**PROBLEM DESCRIPTION**
Transcribe the records in full, keeping every word exactly as given.

Collected data entries
####

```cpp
extern "C" int sfk_conv_igemm_mtiles(const sfk_conv_desc* d) {
  const int st = validate(d);
  if (st != SFK_OK) return st;
  const int rows = pw_dgrad_rows(d);
  if (rows > 0) return rows;
  if (halo_ok(d)) return halo_mtiles(d);
  const int64_t M = (int64_t)d->x.n * d->rt * d->rh * d->rw;
  const int bm = pick_tile(d).bm;
  return (int)((M + bm - 1) / bm);
}

extern "C" int sfk_conv_relu_out_supported(const sfk_conv_desc* d) {
  if (!d || d->struct_size != sizeof(sfk_conv_desc)) return 0;
  sfk_conv_desc c = *d;
  c.out_relu_bits = nullptr;
  if (validate(&c) != SFK_OK) return 0;
  return relu_out_ok(d) ? 1 : 0;
}

extern "C" int sfk_conv_igemm_route(const sfk_conv_desc* d) {
  const int st = validate(d);
  return st != SFK_OK ? st : route_of(d);
}

extern "C" int sfk_conv_igemm_family(const sfk_conv_desc* d) {
  if (validate(d) != SFK_OK) return -1;
  const int r = route_of(d);
  if (r < 0) return -1;
  const int kern = SFK_IGEMM_ROUTE_KERNEL(r);
  return (kern == SFK_IK_PWP || kern == SFK_IK_PWF || kern == SFK_IK_PWD) ? 3 : kern;
}

extern "C" int sfk_conv_epilogue_supported(const sfk_conv_desc* d) {
  return (d && ep_on(d) && validate(d) == SFK_OK) ? 1 : 0;
}

extern "C" int sfk_conv_bnb_supported(const sfk_conv_desc* d) {
  if (!d || d->struct_size != sizeof(sfk_conv_desc)) return 0;
  sfk_conv_desc c = *d;
  c.bnb.partials = nullptr;
  if (validate(&c) != SFK_OK) return 0;
  return bnb_ok(d) ? 1 : 0;
}

extern "C" int sfk_conv_igemm(const sfk_conv_desc* d, sfk_stream_t stream) {
  const int st = validate(d);
  if (st != SFK_OK) return st;
  hipStream_t s = static_cast<hipStream_t>(stream);
  return d->x.dtype == SFK_BF16 ? launch<bf16_t>(d, s) : launch<float>(d, s);
}
```

### video-classification_amd/csrc/conv_igemm_epi.h

```cpp
#pragma once
#include "sfk_common.h"
#include <stdlib.h>

namespace sfk_igemm {
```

####

**FINISHED TASK**
```cpp
extern "C" int sfk_conv_igemm_mtiles(const sfk_conv_desc* d) {
  const int st = validate(d);
  if (st != SFK_OK) return st;
  const int rows = pw_dgrad_rows(d);
  if (rows > 0) return rows;
  if (halo_ok(d)) return halo_mtiles(d);
  const int64_t M = (int64_t)d->x.n * d->rt * d->rh * d->rw;
  const int bm = pick_tile(d).bm;
  return (int)((M + bm - 1) / bm);
}

extern "C" int sfk_conv_relu_out_supported(const sfk_conv_desc* d) {
  if (!d || d->struct_size != sizeof(sfk_conv_desc)) return 0;
  sfk_conv_desc c = *d;
  c.out_relu_bits = nullptr;
  if (validate(&c) != SFK_OK) return 0;
  return relu_out_ok(d) ? 1 : 0;
}

extern "C" int sfk_conv_igemm_route(const sfk_conv_desc* d) {
  const int st = validate(d);
  return st != SFK_OK ? st : route_of(d);
}

extern "C" int sfk_conv_igemm_family(const sfk_conv_desc* d) {
  if (validate(d) != SFK_OK) return -1;
  const int r = route_of(d);
  if (r < 0) return -1;
  const int kern = SFK_IGEMM_ROUTE_KERNEL(r);
  return (kern == SFK_IK_PWP || kern == SFK_IK_PWF || kern == SFK_IK_PWD) ? 3 : kern;
}

extern "C" int sfk_conv_epilogue_supported(const sfk_conv_desc* d) {
  return (d && ep_on(d) && validate(d) == SFK_OK) ? 1 : 0;
}

extern "C" int sfk_conv_bnb_supported(const sfk_conv_desc* d) {
  if (!d || d->struct_size != sizeof(sfk_conv_desc)) return 0;
  sfk_conv_desc c = *d;
  c.bnb.partials = nullptr;
  if (validate(&c) != SFK_OK) return 0;
  return bnb_ok(d) ? 1 : 0;
}

extern "C" int sfk_conv_igemm(const sfk_conv_desc* d, sfk_stream_t stream) {
  const int st = validate(d);
  if (st != SFK_OK) return st;
  hipStream_t s = static_cast<hipStream_t>(stream);
  return d->x.dtype == SFK_BF16 ? launch<bf16_t>(d, s) : launch<float>(d, s);
}
```

### video-classification_amd/csrc/conv_igemm_epi.h

```cpp
#pragma once
#include "sfk_common.h"
#include <stdlib.h>

namespace sfk_igemm {
```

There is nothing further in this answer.